Loveless
- First edition cover
- Author: Alice Oseman
- Language: English
- Genre: Young adult fiction
- Publisher: HarperCollins Children's Books (paperback), Scholastic (hardcover)
- Publication date: 9 July 2020
- Publication place: United Kingdom
- Media type: Print (paperback, hardcover)
- Pages: 433 (paperback) 432 (hardcover)
- ISBN: 978-0-00-824412-5 (HarperCollins paperback edition)

= Loveless (novel) =

2020 young adult novel by Alice Oseman

Loveless is a novel written by Alice Oseman. Published by HarperCollins Children's Books on 9 July 2020, the novel follows Georgia as she begins university. Depicting her journey of self-discovery as an asexual and aromantic individual, the novel received positive reception from literary reviewers and media outlets.

==Plot==
Loveless follows 18-year-old Georgia Warr, a girl entering her first year at Durham University having never kissed anyone or held a crush before. Despite never having those experiences, she is passionate about reading fanfics. Hoping her first year will help her discover romantic feelings, she begins to ponder why these feelings elude her, leading her on a journey of self-discovery. Georgia is also "wary of the dramatic reality of new love, which promptly wreaks chaos on her platonic friendships."

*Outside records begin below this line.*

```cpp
template <int CTN>
__device__ __forceinline__ void tables_vq_part(const VqArgs& a, unsigned char* lds, int col0) {
  constexpr int RB = kTabRowB, PL = kTabPlaneB;
  constexpr int NPAIR = (kVqTPW + 1) / 2;
  const int tid = threadIdx.x, lane = tid & 63, wave = tid >> 6;
  const int fr = lane & 15, fg = lane >> 4;
  const int d = a.dir0 + blockIdx.y;
  const int g = blockIdx.x / a.nchunk, ch = blockIdx.x - g * a.nchunk;
  const int D = a.D, I = a.I;
  const int r0 = a.rel_off[g], r1 = a.rel_off[g + 1];
  if (r1 <= r0) return;
  const int ncol = min(CTN * 16, D - col0);
  const f32x4 zero4 = {0.f, 0.f, 0.f, 0.f};
  float* P = a.P + (size_t)d * a.M * D;
  const unsigned char* planes = a.planes + (size_t)d * 3 * a.R1 * kVqRowB;
  const size_t plane_stride = (size_t)a.R1 * kVqRowB;

  const int U = (r1 - r0 + 15) >> 4;
  const int c0 = U * ch / a.nchunk, c1 = U * (ch + 1) / a.nchunk;
  const int wv = __builtin_amdgcn_readfirstlane(wave);
  const int w0 = c0 + (c1 - c0) * wv / 8, w1 = c0 + (c1 - c0) * (wv + 1) / 8;
  const int npass = ((c1 - c0 + 7) / 8 + kVqTPW - 1) / kVqTPW;

  float* qarea = reinterpret_cast<float*>(lds + 3 * PL + 64);
  for (int x = tid * 4; x < I * D; x += 512 * 4)
    *reinterpret_cast<f32x4*>(qarea + x) = *reinterpret_cast<const f32x4*>(a.ins + (size_t)g * I * D + x);

  for (int pass = 0; pass < npass; ++pass) {
    const int tbase = w0 + pass * kVqTPW;
    const int ntile = max(0, min(kVqTPW, w1 - tbase));
    f32x4 acc[kVqTPW][CTN];
#pragma unroll
    for (int j = 0; j < kVqTPW; ++j)
#pragma unroll
      for (int nt = 0; nt < CTN; ++nt) acc[j][nt] = zero4;
    unsigned aoff[kVqTPW];
#pragma unroll
    for (int j = 0; j < kVqTPW; ++j) {
      const int m = min(r0 + (tbase + (j < ntile ? j : 0)) * 16 + fr, r1 - 1);
      aoff[j] = (unsigned)a.rows[m].y * (unsigned)kVqRowB + (unsigned)fg * 16u;
    }
    const unsigned char* const plane_base[3] = {planes, planes + plane_stride, planes + 2 * plane_stride};

    for (int s = 0; s < 3; ++s) {
      __syncthreads();
      const int nblk = s < 2 ? 3 : 1;
      vq_stage<CTN, GNNRAG_VQ_UN>(a, lds, qarea, col0, ncol, d, 3 * s, nblk);
      __syncthreads();
      for (int kb = 0; kb < nblk; ++kb) {
        const int blk = 3 * s + kb;
        const unsigned char* wb = lds + fr * RB + kb * 64 + fg * 16;
#pragma unroll
        for (int p = 0; p < NPAIR; ++p) {
          const int j0 = 2 * p, j1 = 2 * p + 1 < kVqTPW ? 2 * p + 1 : 2 * p;
          const bool two = 2 * p + 1 < kVqTPW;
          VqA cur[2];
          {
            cur[0] = vq_compress(vq_load_a(plane_base, aoff[j0] + (unsigned)(blk * 64)));
            cur[1] = two ? vq_compress(vq_load_a(plane_base, aoff[j1] + (unsigned)(blk * 64))) : cur[0];
          }
          auto products = [&](auto two_c) {
#pragma unroll
            for (int nt = 0; nt < CTN; ++nt) {
              bf16x16 b[3];
#pragma unroll
              for (int pl = 0; pl < 3; ++pl) b[pl] = vq_read_b(wb + pl * PL + nt * 16 * RB);
#pragma unroll
              for (int q = 0; q < 6; ++q) {
                acc[j0][nt] = __builtin_amdgcn_smfmac_f32_16x16x64_bf16(cur[0].pl[kB3PA[q]], b[kB3PB[q]], acc[j0][nt], cur[0].idx, 0, 0);
                if (decltype(two_c)::value)
                  acc[j1][nt] = __builtin_amdgcn_smfmac_f32_16x16x64_bf16(cur[1].pl[kB3PA[q]], b[kB3PB[q]], acc[j1][nt], cur[1].idx, 0, 0);
              }
            }
          };
          if (two && j0 < ntile) products(std::true_type{});
          else if (!two && j0 < ntile) products(std::false_type{});
        }
      }
    }

#pragma unroll
    for (int j = 0; j < kVqTPW; ++j)
      if (j < ntile) tab_store_tiles<CTN>(acc[j], P, D, r0 + (tbase + j) * 16, r1, col0, ncol, fr, fg);
  }
}

__global__ __launch_bounds__(512, 2) void k_tables_vq(VqArgs a) {
  extern __shared__ __attribute__((aligned(16))) unsigned char lds[];
  if (a.zero) {
    const int64_t nb = (int64_t)gridDim.x * gridDim.y * gridDim.z;
    const int64_t lin = blockIdx.x + (int64_t)gridDim.x * (blockIdx.y + (int64_t)gridDim.y * blockIdx.z);
    for (int64_t i = lin * 512 + threadIdx.x; i < a.zero_n; i += nb * 512) a.zero[i] = 0.f;
  }
  const int NT = (a.D + 15) >> 4;
  const int h = blockIdx.z;
  const int ctn = h == 0 ? a.ct0 : NT - a.ct0;
  const int col0 = h == 0 ? 0 : a.ct0 * 16;
  switch (ctn) {
    case 6: tables_vq_part<6>(a, lds, col0); break;
    case 7: tables_vq_part<7>(a, lds, col0); break;
    default: break;
  }
}

struct UpdB3Args {
  const float* A;
  const float* W;
  const float* bias;
  const float* add;
  const float* w_s;
  const float* b_s;
  const float* mask;
  float* C;
  float* score;
  const uint8_t* add_flag;
// ... 203 lines not shown
  const int chunks = b3_row_chunks(cus / 2, (BN + 15) / 16);
  if (!score_zeroed) GNNRAG_HIP(hipMemsetAsync(score, 0, (size_t)BN * sizeof(float), stream));
  static DeviceMask cap, cap_f;
  {
    const int rc = add_flag ? raise_lds_cap(k_update_b3<true>, cap_f) : raise_lds_cap(k_update_b3<false>, cap);
    if (rc) return rc;
  }
  const int nblk = ((chunks + 7) / 8) * 16;
  if (add_flag) hipLaunchKernelGGL(k_update_b3<true>, dim3(nblk), dim3(512), 160 * 1024, stream, a, chunks);
  else hipLaunchKernelGGL(k_update_b3<false>, dim3(nblk), dim3(512), 160 * 1024, stream, a, chunks);
  GNNRAG_LAUNCH_CHECK();
  return 0;
}

size_t tables_vq_planes_bytes(int64_t R1) { return (size_t)2 * 3 * R1 * kVqRowB; }

bool tables_vq_shape_ok(int32_t D, int32_t I) {
  return b3_shape_ok(D) && I >= 1 && (size_t)I * D * sizeof(float) <= (size_t)kTabQBytes;
}

int tables_vq_launch(const gnnrag_csr* csr, const void* planes, const float* ins, const float* W, float* P, int32_t D,
                     int32_t I, int32_t only_dir, hipStream_t stream) {
  return tables_vq_launch_z(csr, planes, ins, W, P, D, I, only_dir, nullptr, 0, stream);
}

int tables_vq_launch_z(const gnnrag_csr* csr, const void* planes, const float* ins, const float* W, float* P, int32_t D,
                       int32_t I, int32_t only_dir, float* zero, int64_t zero_n, hipStream_t stream) {
  if (!tables_vq_shape_ok(D, I) || csr->rel_total < 1024 || only_dir > 1) return GNNRAG_E_UNSUPPORTED;
  if (!aligned16(planes, ins, W, P)) return GNNRAG_E_UNSUPPORTED;
  VqArgs a;
  memset(&a, 0, sizeof(a));
  a.planes = (const unsigned char*)planes; a.ins = ins; a.W = W; a.P = P;
  a.rows = (const int2*)csr->rel_rows; a.rel_off = csr->rel_off;
  a.M = csr->rel_total; a.D = D; a.I = I; a.ldw = (2 * I + 1) * D; a.R1 = csr->R1;
  const int NT = (D + 15) / 16;
  a.ct0 = (NT + 1) / 2;
  int cus = 0;
  {
    const int rc = device_cu_count(&cus);
    if (rc) return rc;
  }
  const int ndir = only_dir < 0 ? 2 : 1;
  a.dir0 = only_dir < 0 ? 0 : only_dir;
  int nchunk = cus / (csr->B * 2 * ndir);
  const int tiles_max = (csr->rel_max + 15) / 16;
  if (nchunk > tiles_max / 8) nchunk = tiles_max / 8;
  if (nchunk < 1) nchunk = 1;
  a.nchunk = nchunk;
  a.zero = zero;
  a.zero_n = zero ? zero_n : 0;
  static DeviceMask cap;
  {
    const int rc = raise_lds_cap(k_tables_vq, cap);
    if (rc) return rc;
  }
  hipLaunchKernelGGL(k_tables_vq, dim3(csr->B * nchunk, ndir, 2), dim3(512), 160 * 1024, stream, a);
  GNNRAG_LAUNCH_CHECK();
  return 0;
}

int tables_b3_launch(const gnnrag_csr* csr, const float* T_fwd, const float* T_inv, const float* ins, const float* W,
                     float* P, int32_t D, int32_t I, hipStream_t stream) {
  if (!b3_shape_ok(D) || csr->rel_total < 1024) return GNNRAG_E_UNSUPPORTED;
  if (!aligned16(T_fwd, T_inv, ins, W, P)) return GNNRAG_E_UNSUPPORTED;
  TabArgs a;
  memset(&a, 0, sizeof(a));
  a.T[0] = T_fwd; a.T[1] = T_inv; a.ins = ins; a.W = W; a.P = P;
  a.rows = (const int2*)csr->rel_rows;
  a.M = csr->rel_total; a.D = D; a.I = I; a.ldw = (2 * I + 1) * D;
  const int NT = (D + 15) / 16;
  a.ct0 = NT <= kTabNTH ? NT : (NT + 1) / 2;
// ... 14 lines not shown
    if (rc) return rc;
  }
  hipLaunchKernelGGL(k_tables_b3, dim3(chunks, 2, parts), dim3(512), lds, stream, a);
  GNNRAG_LAUNCH_CHECK();
  return 0;
}

}

extern "C" int gnnrag_relation_tables_planes(const gnnrag_csr* csr, const void* planes, const float* ins, const float* W,
                                             float* P, int32_t D, int32_t I, gnnrag_stream_t stream) {
  if (!csr || !planes || !ins || !W || !P || D <= 0 || I <= 0 || csr->rel_total < 0) return GNNRAG_E_BADARG;
  if (csr->rel_total == 0) return 0;
  return gnnrag::tables_vq_launch(csr, planes, ins, W, P, D, I, -1, (hipStream_t)stream);
}
```

gnn-rag_amd/ops.py:

```python
from __future__ import annotations

import collections
import ctypes as C
import os
from typing import Optional

import numpy as np
import torch

from . import _lib


MATH_FP32, MATH_BF16X3, MATH_MIXED = 0, 1, 2
MATH_NAMES = {MATH_FP32: "fp32 (v_mfma_f32_16x16x4_f32, bit-exact fmaf chains)",
              MATH_BF16X3: "bf16x3 (exact 3-way bf16 split, 6 plane products on v_mfma_f32_16x16x32_bf16, fp32 accumulate)",
              MATH_MIXED: "mixed (per kernel the faster fp32-class form: bf16x3 - exact 3-way bf16 split, 6 plane products, "
                          "fp32 accumulate - for the relation tables and the self-block update, exact fp32 MFMA for the "
                          "small products)"}
_default_math = {"fp32": MATH_FP32, "bf16x3": MATH_BF16X3, "mixed": MATH_MIXED}[os.environ.get("GNNRAG_MATH", "mixed")]


def set_dense_math(mode: int) -> int:
    global _default_math
    if mode not in (MATH_FP32, MATH_BF16X3, MATH_MIXED):
# ... 311 lines not shown
        raise ValueError("W is %s, A is %s" % (tuple(W.shape), tuple(A.shape)))
    bias = None if bias is None else _chk(bias, "bias", shape=(Nout,))
    add_rows = 0
    if add is not None:
        add = _chk(add, "add")
        if add.shape[1] != Nout:
            raise ValueError("add must have %d columns" % Nout)
        add_rows = add.shape[0]
    out = _buf((M, Nout), torch.float32, A.device, "linear: out")
    with torch.cuda.device(A.device):
        _lib.check(lib.gnnrag_linear(A.data_ptr(), M, K, W.data_ptr(), _ptr(bias), _ptr(add), add_rows,
                                     int(relu), out.data_ptr(), Nout, _math(math), _stream()), "gnnrag_linear")
    return out


def rel_transform(relfeat: torch.Tensor, relfeat_inv: torch.Tensor, layers, planes: bool = False):
    lib = _lib.load()
    relfeat = _chk(relfeat, "rel_features")
    R1, D = relfeat.shape
    relfeat_inv = _chk(relfeat_inv, "rel_features_inv", shape=(R1, D))
    L = len(layers)
    params = (_lib.LayerParams * max(L, 1))()
    keep, pos_rows = [], 0
    for j, (W, b, pos, pos_inv) in enumerate(layers):
        W = _chk(W, "rel_linear.weight", shape=(D, D))
        b = _chk(b, "rel_linear.bias", shape=(D,))
        keep += [W, b]
        params[j].W_rel, params[j].b_rel = W.data_ptr(), b.data_ptr()
        if pos is not None:
            pos = _chk(pos, "pos_emb.weight")
            pos_inv = _chk(pos_inv, "pos_emb_inv.weight", shape=tuple(pos.shape))
            if pos.shape[1] != D or (pos_rows and pos.shape[0] != pos_rows):
                raise ValueError("pos_emb must be [rows, D], the same size in every layer")
            pos_rows = pos.shape[0]
            keep += [pos, pos_inv]
            params[j].pos_fwd, params[j].pos_inv = pos.data_ptr(), pos_inv.data_ptr()
    out = _buf((L, 2, R1, D), torch.float32, relfeat.device, "rel_transform: out")
    pl = None
    if planes:
        nbytes = lib.gnnrag_rel_planes_bytes(R1, D, L)
        if nbytes == 0:
            raise _lib.GnnragError("relation planes need a hidden size <= 224")
        pl = _buf((L, 2, 3, R1, nbytes // (L * 6 * R1 * 2)), torch.int16, relfeat.device, "rel_transform: planes")
    with torch.cuda.device(relfeat.device):
        _lib.check(lib.gnnrag_rel_transform(relfeat.data_ptr(), relfeat_inv.data_ptr(), R1, D, L, params, pos_rows,
                                            out.data_ptr(), _ptr(pl), _stream()), "gnnrag_rel_transform")
    return (out, pl) if planes else out


def relation_tables_planes(plan: "CsrPlan", planes: torch.Tensor, ins: torch.Tensor, W_e2e: torch.Tensor) -> torch.Tensor:
    lib = _lib.load()
    ins = _chk(ins, "relational_ins")
    B, I, D = ins.shape
    if (planes.dtype != torch.int16 or tuple(planes.shape[:3]) != (2, 3, plan.R1) or not planes.is_contiguous()
            or B != plan.B):
        raise ValueError("planes must be a contiguous [2, 3, R1, 448] int16 tensor of this plan's relation count")
    W_e2e = _chk(W_e2e, "e2e_linear.weight", shape=(D, (2 * I + 1) * D))
    _on_plan_device(plan, ins, "relational_ins")
    P = _buf((2, max(plan.rel_total, 1), D), torch.float32, ins.device, "relation_tables_planes: P")
    with torch.cuda.device(ins.device):
        _lib.check(lib.gnnrag_relation_tables_planes(C.byref(plan.c), planes.data_ptr(), ins.data_ptr(), W_e2e.data_ptr(),
                                                     P.data_ptr(), D, I, _stream()), "gnnrag_relation_tables_planes")
    return P[:, :plan.rel_total]


def gemm_tn(A: torch.Tensor, B: torch.Tensor) -> torch.Tensor:
    lib = _lib.load()
    A = _chk(A, "A")
    B = _chk(B, "B")
    if A.dim() != 2 or B.dim() != 2 or A.shape[0] != B.shape[0]:
        raise ValueError("A is %s, B is %s" % (tuple(A.shape), tuple(B.shape)))
    M, N1 = A.shape
    N2 = B.shape[1]
    out = _buf((N1, N2), torch.float32, A.device, "gemm_tn: C")
    with torch.cuda.device(A.device):
        ws = _buf(max(lib.gnnrag_gemm_tn_workspace_bytes(M, N1, N2), 16), torch.uint8, A.device, "gemm_tn: workspace")
        _lib.check(lib.gnnrag_gemm_tn(A.data_ptr(), B.data_ptr(), M, N1, N2, out.data_ptr(), ws.data_ptr(), ws.numel(),
# ... 1353 lines not shown
```

include/gnnrag.h:

```cpp
#ifndef GNNRAG_H_
#define GNNRAG_H_

#include <stddef.h>
#include <stdint.h>

#ifdef __cplusplus
extern "C" {
#endif

#define GNNRAG_ABI_VERSION 16

#define GNNRAG_E_BADARG      (-1)
#define GNNRAG_E_UNSUPPORTED (-2)
#define GNNRAG_E_WORKSPACE   (-3)
#define GNNRAG_E_TUPLE       (-4)

typedef void* gnnrag_stream_t;
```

==Development and release==
Oseman previously authored Heartstopper, a young adult graphic novel series based on her 2016 webcomic of the same name. She commented on her inspiration for Loveless, expressing her "desire to write a story about the power of platonic love," and elaborated that her prior works explored the idea, "but never as the main theme". Oseman herself is asexual (ace) and aromantic (aro), though has stated Loveless is "not an autobiographical book, but it does draw on a lot of experiences." In an interview with Pride, Oseman stated "I wanted to read a story that explored all the uncertainty, confusion, internalized phobias, and path to self-acceptance that I've read lots about in gay coming-out stories, but never had with an aro or ace protagonist". The book lists the Asexual Visibility and Education Network (AVEN) and Aze as educational resources.

Loveless was published as a paperback by HarperCollins in the United Kingdom on 9 July 2020. Scholastic published the novel as a hardcover in the United States on 1 March 2022.

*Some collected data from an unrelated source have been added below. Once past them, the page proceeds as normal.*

__device__ __forceinline__ uint32_t quarter_byte(const uint32_t wv[4], int j)
// ... 8 lines not shown
    if (__ballot(Lg != 0xffffu) == 0ull) {
#pragma unroll
        for (int j = 0; j < 16; j++) bits += lut[(wv[j >> 2] >> (8 * (j & 3))) & 0xffu] >> 16;
    } else {
#pragma unroll
        for (int j = 0; j < 16; j++) {
            const uint32_t e = lut[(wv[j >> 2] >> (8 * (j & 3))) & 0xffu];
            bits += ((Lg >> j) & 1u) ? (e >> 16) : 0u;
        }
    }
    return bits;
}

__device__ __forceinline__ void quarter_emit(LanePacker &pk, const uint32_t *lut, const uint32_t wv[4], uint32_t Sg, uint32_t Mg,
                                             int q, const LaneTile &lt, uint32_t dbits)
{
    if (__ballot(Mg != 0u || Sg != 0xffffu) == 0ull) {
#pragma unroll
        for (int j = 0; j < 16; j += 2) {
            const uint32_t e0 = lut[(wv[j >> 2] >> (8 * (j & 3))) & 0xffu];
            const uint32_t e1 = lut[(wv[(j + 1) >> 2] >> (8 * ((j + 1) & 3))) & 0xffu];
            const uint32_t n0 = e0 >> 16;
            packer_put(pk, (e0 & 0xffffu) | ((e1 & 0xffffu) << n0), (int)(n0 + (e1 >> 16)));
        }
        return;
    }
    uint32_t rem = Sg;
    while (__ballot(rem != 0u)) {
        if (rem) {
            const int j = __builtin_ctz(rem);
            rem &= rem - 1u;
            uint32_t val;
            int nb;
            if ((Mg >> j) & 1u) {
                int xb, xv;
                const int code = len_code(match_len_at(lt.E, lt.a, lt.nextS, 16 * q + j), &xb, &xv);
                const uint32_t e = lut[257 + code];
                const int cl = (int)(e >> 16);
                val = (e & 0xffffu) | ((uint32_t)xv << cl);
                nb = cl + xb + (int)dbits;
            } else {
                const uint32_t e = lut[quarter_byte(wv, j)];
                val = e & 0xffffu;
                nb = (int)(e >> 16);
            }
            packer_put(pk, val, nb);
        }
    }
}

__global__ __launch_bounds__(64) __attribute__((amdgpu_waves_per_eu(EMIT_WAVES))) void k_emit(const uint8_t *__restrict__ planes, uint64_t nfloats, const TileInfo *__restrict__ tinfo,
                                              const StreamInfo *__restrict__ sinfo, const BlkLay *__restrict__ lay,
                                              const uint32_t *__restrict__ blkstart, const uint32_t *__restrict__ blkcode,
                                              const uint32_t *__restrict__ pairoff, uint8_t *__restrict__ out)
{
    __shared__ __attribute__((aligned(16))) uint32_t stage[STAGE_WORDS];
    __shared__ uint32_t lut[HROW];
    const uint32_t g = blockIdx.x, c = blockIdx.y;
    const uint64_t cbase = (uint64_t)c * CHK;
    const uint32_t n = (uint32_t)((nfloats - cbase) < CHK ? (nfloats - cbase) : CHK);
    if ((uint64_t)g * SEG >= n) return;
    const int lane = lane_id(), w = plane_of_slot(blockIdx.z);
    const uint32_t s = 4u * c + (uint32_t)w;
    const uint8_t *pl = planes + (size_t)s * CHK;
    const StreamInfo si = sinfo[s];
    uint32_t *out32 = reinterpret_cast<uint32_t *>(out);
    const uint64_t paybit = si.payoff * 8ull;
    const uint32_t *bstart = blkstart + (size_t)s * (MAXBLK + 1);
    const BlkLay *blay = lay + (size_t)s * MAXBLK;

    uint32_t curBlk = 0xffffffffu;
    uint32_t cur = 0;
    int mode = -1;
    uint32_t blkEnd = 0;
    uint32_t dbits = 0;

    for (int ti = 0; ti < TILES_PER_SEG; ti++) {
        const uint32_t t0 = g * SEG + ti * TILE;
        if (t0 >= n) break;
        const int len = (int)((n - t0) < (uint32_t)TILE ? (n - t0) : (uint32_t)TILE);
        uint32_t x[16];
        load_plane_row(pl, t0, len, lane, x);
        if (si.raw) {
            uint8_t *dst = out + si.payoff + t0 + 64u * (uint32_t)lane;
            const int mine = len - 64 * lane;
            if (mine >= 64) {
#pragma unroll
                for (int k = 0; k < 4; k++) {
                    const uint4 v = make_uint4(x[4 * k], x[4 * k + 1], x[4 * k + 2], x[4 * k + 3]);
                    __builtin_memcpy(dst + 16 * k, &v, 16);
                }
            } else {
                for (int i = 0; i < mine; i++) dst[i] = pl[t0 + 64u * (uint32_t)lane + (uint32_t)i];
            }
            continue;
        }
        const TileInfo tinf = tinfo[(size_t)s * TPS + (t0 / TILE)];
        const LaneTile lt = analyse_lane(x, lane, len, tinf.B, tinf.F);
        const LaneCls cls = classify_lane(lt.E, lt.a, lt.prevS, lt.nextS);
        if (curBlk == 0xffffffffu) {
            curBlk = tinf.P / BLK_SYMS;
            if (bstart[curBlk] > t0) curBlk--;
            mode = -1;
        }

        int pos0 = 0;
        int cap = len;
        for (int part = 0; part < 16 && pos0 < len; part++) {
            if (mode < 0 || t0 + (uint32_t)pos0 >= blkEnd) {
                if (mode >= 0) curBlk++;
                const BlkLay L = blay[curBlk];
                mode = (int)L.btype;
                blkEnd = bstart[curBlk + 1];
                if (mode == 0) cur = L.databit + 8u * (t0 + (uint32_t)pos0 - bstart[curBlk]);
                else {
                    __builtin_amdgcn_wave_barrier();
                    if (mode == 2) {
                        const uint32_t *code = blkcode + ((size_t)s * MAXBLK + curBlk) * HROW;
                        for (int i = lane; i < 286; i += 64) lut[i] = code[i];
                        dbits = 1;
                    } else {
                        for (int i = lane; i < 286; i += 64) {
                            int l;
                            const uint32_t cd = static_lcode(i, &l);
                            lut[i] = cd | ((uint32_t)l << 16);
                        }
                        dbits = 5;
                    }
                    cur = pairoff[(size_t)s * MAXPAIR + (g + curBlk)];
                    __builtin_amdgcn_wave_barrier();
                }
            }
            int pos1 = cap;
            if (blkEnd < t0 + (uint32_t)pos1) pos1 = (int)(blkEnd - t0);

            if (mode == 0) {
                const uint32_t nbytes = (uint32_t)(pos1 - pos0);
                const uint64_t dg = si.payoff + (cur >> 3);
                const uint32_t mis = (uint32_t)(dg & 3u);
                const uint64_t w0 = dg >> 2;
                const uint32_t nwords = (mis + nbytes + 3u) >> 2;
                const uint8_t *src = pl + t0 + (uint32_t)pos0;
                for (uint32_t k = lane; k < nwords; k += 64) {
                    uint32_t v = 0;
                    bool full = true;
#pragma unroll
                    for (int j = 0; j < 4; j++) {
                        const int rel = (int)(4u * k + (uint32_t)j) - (int)mis;
                        if (rel >= 0 && rel < (int)nbytes) v |= (uint32_t)src[rel] << (8 * j);
                        else full = false;
                    }
                    if (full) out32[w0 + k] = v;
                    else if (v) atomicOr(&out32[w0 + k], v);
                }
                cur += 8u * nbytes;
                pos0 = pos1; cap = len;
                continue;
            }
            const int lo = pos0 - lt.a, hi = pos1 - lt.a;
            const uint64_t mlo = lo <= 0 ? ~0ull : (lo >= 64 ? 0ull : (~0ull << lo));
            const uint64_t mhi = hi >= 64 ? ~0ull : (hi <= 0 ? 0ull : ((1ull << hi) - 1ull));
            const uint64_t pm = mlo & mhi & lt.V;
            const uint64_t S = cls.S & pm, M = cls.M & pm;

            if (__ballot(S != 0ull) == 0ull) { pos0 = pos1; cap = len; continue; }
            uint32_t lbits = 0;
            {
                const uint64_t L = S & ~M;
#pragma unroll
                for (int q = 0; q < 4; q++) {
                    const uint32_t Lg = (uint32_t)(L >> (16 * q)) & 0xffffu;
                    if (__ballot(Lg != 0u) == 0ull) continue;
                    OPAQUE4(x, q);
                    lbits += quarter_literal_bits(lut, &x[4 * q], Lg);
                }
                uint64_t m = M;
                while (m) {
                    const int i = ctz64(m); m &= m - 1;
                    int xb, xv;
                    const int code = len_code(match_len_at(lt.E, lt.a, lt.nextS, i), &xb, &xv);
                    lbits += (lut[257 + code] >> 16) + (uint32_t)xb + dbits;
                }
            }
            uint32_t tot;
            const uint32_t lofs = wave_excl_sum(lbits, &tot);
            if (tot) {
                const uint64_t gbit = paybit + cur;
                const uint32_t lead = (uint32_t)(gbit & 31u);
                const uint32_t nwords = (lead + tot + 31u) >> 5;
                if (nwords > (uint32_t)STAGE_WORDS) {
                    cap = pos0 + ((((pos1 - pos0) >> 1) + 63) & ~63);
                    continue;
                }
                for (uint32_t i = lane; i < nwords; i += 64) stage[i] = 0;
                __builtin_amdgcn_wave_barrier();
                LanePacker pk;
                packer_init(pk, stage, lead + lofs);
#pragma unroll
                for (int q = 0; q < 4; q++) {
                    const uint32_t Sg = (uint32_t)(S >> (16 * q)) & 0xffffu, Mg = (uint32_t)(M >> (16 * q)) & 0xffffu;
                    if (__ballot(Sg != 0u) == 0ull) continue;
                    OPAQUE4(x, q);
                    quarter_emit(pk, lut, &x[4 * q], Sg, Mg, q, lt, dbits);
                }
                packer_finish(pk);
                __builtin_amdgcn_wave_barrier();
                const uint64_t w0 = gbit >> 5;
                for (uint32_t i = lane; i < nwords; i += 64) {
                    const uint32_t v = stage[i];
                    if (i == 0 || i == nwords - 1) { if (v) atomicOr(&out32[w0 + i], v); }
                    else out32[w0 + i] = v;
                }
                __builtin_amdgcn_wave_barrier();
                cur += tot;
            }
            pos0 = pos1; cap = len;
        }
    }
}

==Reception and accolades==
Loveless received positive critical reception from literary reviewers and media outlet writers, with many praising the novel's depiction of an aro/ace individual. Some also added that Loveless helped them discover their own aromanticism, or helped them affirm their personal journeys with their aromantic or asexual identities. In February 2023, Jonny Yates of PinkNews wrote that the novel is "perhaps one of the most notable and popular books with aromantic characters".

Kirkus Reviews wrote that Loveless is "a messy, imperfect, and necessary portrayal of a drastically underrepresented identity." Ani Bundel of Paste recommended the novel, expressing that its depiction of an aro/ace individual in a romance is "a rare thing still, and the burgeoning world of LGBTQ+ love stories needs more of them." Writing for the UPRRP chapter of Her Campus, Zaidi Gonzalez also highly praised Loveless depiction of an aro/ace individual. Gonzalez suggested that those questioning their sexuality strongly consider reading Loveless, calling it a "fantastic book to read about queerness in general."

Commercially, Loveless had sold 7,274 copies by May 2021 through Nielsen Bookscan with that figure excluding sales in lockdown weeks.

The novel received the YA Book Prize in 2021.